What kind of surgery is done for cervical cancer?
Surgery is one of the main treatments for cervical cancer. Find out about radical hysterectomy and radical trachelectomy, and what to expect before and after your operation.
The conventional treatment for early – stage cancer of the cervix is complete womb removal (hysterectomy) or pelvic radiotherapy and chemotherapy. These treatments make a woman unable to conceive or carry a child. Radical trachelectomy aims to treat cervical cancer by removing the cervix but leaving behind the uterus so you could become pregnant and carry a child in the future.

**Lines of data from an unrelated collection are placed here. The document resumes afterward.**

__global__ void fold_bilinear_kernel(const float* __restrict__ in, float* __restrict__ out, int k, int Cin, int F, int adjoint) {
    const int ko = k + 3;
    const long long total = adjoint ? (long long)k * k * Cin * F : (long long)ko * ko * Cin * F;
    for (long long i = blockIdx.x * (long long)blockDim.x + threadIdx.x; i < total; i += (long long)gridDim.x * blockDim.x) {
        if (!adjoint) {
            int ci = (int)(i % Cin); long long r = i / Cin;
            int f = (int)(r % F); r /= F;
            int b = (int)(r % ko), a = (int)(r / ko);
            float s = 0.f;
            for (int u = 0; u < k; ++u) {
                float wu = bil1(a + u - (k - 1));
                if (wu == 0.f) continue;
                for (int v = 0; v < k; ++v) {
                    float wv = bil1(b + v - (k - 1));
                    if (wv == 0.f) continue;
                    s += wu * wv * in[(((long long)u * k + v) * Cin + ci) * F + f];
                }
            }
            out[i] = s;
        } else {
            int f = (int)(i % F); long long r = i / F;
            int ci = (int)(r % Cin); r /= Cin;
            int v = (int)(r % k), u = (int)(r / k);
            float s = 0.f;
            for (int a = 0; a < ko; ++a) {
                float wu = bil1(a + u - (k - 1));
                if (wu == 0.f) continue;
                for (int b = 0; b < ko; ++b) {
                    float wv = bil1(b + v - (k - 1));
                    if (wv == 0.f) continue;
                    s += wu * wv * in[(((long long)a * ko + b) * F + f) * Cin + ci];
                }
            }
            out[i] += s;
        }
    }
}

extern "C" int savp_fold_bilinear(void* stream, const float* in, float* out, int32_t k, int32_t Cin, int32_t F, int32_t adjoint) {
    if (!in || !out || k < 1) return SAVP_EINVAL;
    long long total = (long long)(k + 3) * (k + 3) * Cin * F;
    unsigned nb = (unsigned)((total + NT - 1) / NT);
    if (nb > 8192) nb = 8192;
    hipLaunchKernelGGL(fold_bilinear_kernel, dim3(nb), dim3(NT), 0, (hipStream_t)stream, in, out, k, Cin, F, adjoint);
    return LAUNCH_OK();
}

#define SN_EPS 1e-12f
__host__ __device__ __forceinline__ double* sn_acc64(float* ws, long long K, int C) { return reinterpret_cast<double*>(ws + 8 + 2 * C + 2 * K); }

__device__ __forceinline__ void sn_rows_body(const float* __restrict__ W, long long K, int C, const float* __restrict__ x,
                                             float xscale, float* __restrict__ y, double* sq, const float* z, double* dotz, int bx, int gx) {
    const int lane = threadIdx.x & 63, wave = threadIdx.x >> 6;
    float sqacc = 0.f, dzacc = 0.f;
    for (long long k = bx * 4LL + wave; k < K; k += (long long)gx * 4) {
        float s = 0.f;
        for (int c = lane; c < C; c += 64) s += W[k * C + c] * x[c];
        s = wsum(s) * xscale;
        if (lane == 0) {
            y[k] = s;
            sqacc += s * s;
            if (z) dzacc += s * z[k];
        }
    }
    if (lane == 0) {
        if (sq) unsafeAtomicAdd(sq, (double)sqacc);
        if (dotz) unsafeAtomicAdd(dotz, (double)dzacc);
    }
}

__global__ __launch_bounds__(NT) void sn_gemv_rows_kernel(const float* __restrict__ W, long long K, int C, const float* __restrict__ x,
                                                          float xscale, float* __restrict__ y, double* sq, const float* z,
                                                          double* dotz) {
    sn_rows_body(W, K, C, x, xscale, y, sq, z, dotz, blockIdx.x, gridDim.x);
}

__device__ __forceinline__ void sn_rows_vec_body(const float* __restrict__ W, long long K, int C, const float* __restrict__ x,
                                                 float xscale, float* __restrict__ y, double* sq, const float* z, double* dotz, int bx, int gx) {
    const int lane = threadIdx.x & 63, wave = threadIdx.x >> 6;
    const int lpr = C >> 2, rpw = 64 / lpr;
    const int c4 = lane & (lpr - 1), sub = lane / lpr;
    const float4 xv = *reinterpret_cast<const float4*>(x + c4 * 4);
    float sqacc = 0.f, dzacc = 0.f;
    const long long stride = (long long)gx * 4 * rpw;
    for (long long k0 = ((long long)bx * 4 + wave) * rpw; k0 < K; k0 += 2 * stride) {
        const long long ka = k0 + sub, kb = k0 + stride + sub;
        float4 wa = make_float4(0.f, 0.f, 0.f, 0.f), wb = wa;
        if (ka < K) wa = *reinterpret_cast<const float4*>(W + ka * C + c4 * 4);
        if (kb < K) wb = *reinterpret_cast<const float4*>(W + kb * C + c4 * 4);
        float sa = wa.x * xv.x + wa.y * xv.y + wa.z * xv.z + wa.w * xv.w;
        float sb = wb.x * xv.x + wb.y * xv.y + wb.z * xv.z + wb.w * xv.w;
        for (int o = lpr >> 1; o > 0; o >>= 1) { sa += __shfl_xor(sa, o); sb += __shfl_xor(sb, o); }
        if (c4 == 0) {
            sa *= xscale; sb *= xscale;
            if (ka < K) { y[ka] = sa; sqacc += sa * sa; if (z) dzacc += sa * z[ka]; }
            if (kb < K) { y[kb] = sb; sqacc += sb * sb; if (z) dzacc += sb * z[kb]; }
        }
    }
    __shared__ float sn_part[2][4];
    sqacc = wsum(sqacc); dzacc = wsum(dzacc);
    if (lane == 0) { sn_part[0][wave] = sqacc; sn_part[1][wave] = dzacc; }
    __syncthreads();
    if (threadIdx.x == 0) {
        if (sq) unsafeAtomicAdd(sq, (double)(sn_part[0][0] + sn_part[0][1]) + (double)(sn_part[0][2] + sn_part[0][3]));
        if (dotz) unsafeAtomicAdd(dotz, (double)(sn_part[1][0] + sn_part[1][1]) + (double)(sn_part[1][2] + sn_part[1][3]));
    }
}

__global__ __launch_bounds__(NT) void sn_gemv_rows_vec_kernel(const float* __restrict__ W, long long K, int C, const float* __restrict__ x,
                                                              float xscale, float* __restrict__ y, double* sq, const float* z,
                                                              double* dotz) {
    sn_rows_vec_body(W, K, C, x, xscale, y, sq, z, dotz, blockIdx.x, gridDim.x);
}

static bool sn_vec_ok(const float* W, const float* x, int C) {
    const int lpr = C >> 2;
    return (C % 4 == 0) && lpr >= 1 && lpr <= 64 && (lpr & (lpr - 1)) == 0 && ((((uintptr_t)W) | ((uintptr_t)x)) & 15) == 0;
}

__device__ __forceinline__ void sn_rows_narrow_body(const float* __restrict__ W, long long K, int C, const float* __restrict__ x,
                                                    float xscale, float* __restrict__ y, double* sq, const float* z, double* dotz, int bx, int gx,
                                                    float* sh) {
    float sqacc = 0.f, dzacc = 0.f;
    for (long long k = bx * (long long)NT + threadIdx.x; k < K; k += (long long)gx * NT) {
        float s = 0.f;
        for (int c = 0; c < C; ++c) s += W[k * C + c] * x[c];
        s *= xscale;
        y[k] = s;
        sqacc += s * s;
        if (z) dzacc += s * z[k];
    }
    float t = block_sum1(sqacc, sh);
    if (threadIdx.x == 0 && sq) unsafeAtomicAdd(sq, (double)t);
    if (dotz) {
        float t2 = block_sum1(dzacc, sh);
        if (threadIdx.x == 0) unsafeAtomicAdd(dotz, (double)t2);
    }
}

__global__ __launch_bounds__(NT) void sn_gemv_rows_narrow_kernel(const float* __restrict__ W, long long K, int C, const float* __restrict__ x,
                                                                 float xscale, float* __restrict__ y, double* sq, const float* z,
                                                                 double* dotz) {
    __shared__ float sh[4];
    sn_rows_narrow_body(W, K, C, x, xscale, y, sq, z, dotz, blockIdx.x, gridDim.x, sh);
}

__device__ __forceinline__ void sn_cols_body(const float* __restrict__ W, long long K, int C, const float* __restrict__ x,
                                             double* __restrict__ y, int rows_per_block, int bx) {
    const long long k0 = (long long)bx * rows_per_block;
    const long long k1 = min(K, k0 + rows_per_block);
    for (int c = threadIdx.x; c < C; c += NT) {
        float s = 0.f;
        for (long long k = k0; k < k1; ++k) s += W[k * C + c] * x[k];
        unsafeAtomicAdd(y + c, (double)s);
    }
}

__global__ __launch_bounds__(NT) void sn_gemv_cols_kernel(const float* __restrict__ W, long long K, int C, const float* __restrict__ x,
                                                          double* __restrict__ y, int rows_per_block) {
    sn_cols_body(W, K, C, x, y, rows_per_block, blockIdx.x);
}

Radical trachelectomy is a surgical technique that has been developed in recent years by skilled gynaecological oncologists in only a few specialist centres throughout the world. A radical trachelectomy is only suitable for women whose cancer is small and confined to the cervix. It is done vaginally for cancers less than 2cm and abdominally for cancers less than 4cm (needs more evidence). Radical hysterectomy involves removing the uterus(womb), cervix (neck of the womb) and tissues around the cervix, the upper third of the vagina, lymph glands in the pelvis and sometimes, the fallopian tubes and ovaries. The gold standard is with open surgery (cut on the tummy), the current evidence is supporting better survival with an open procedure. You can discuss keyhole operations (Laparoscopic or Robotic) with your surgeon.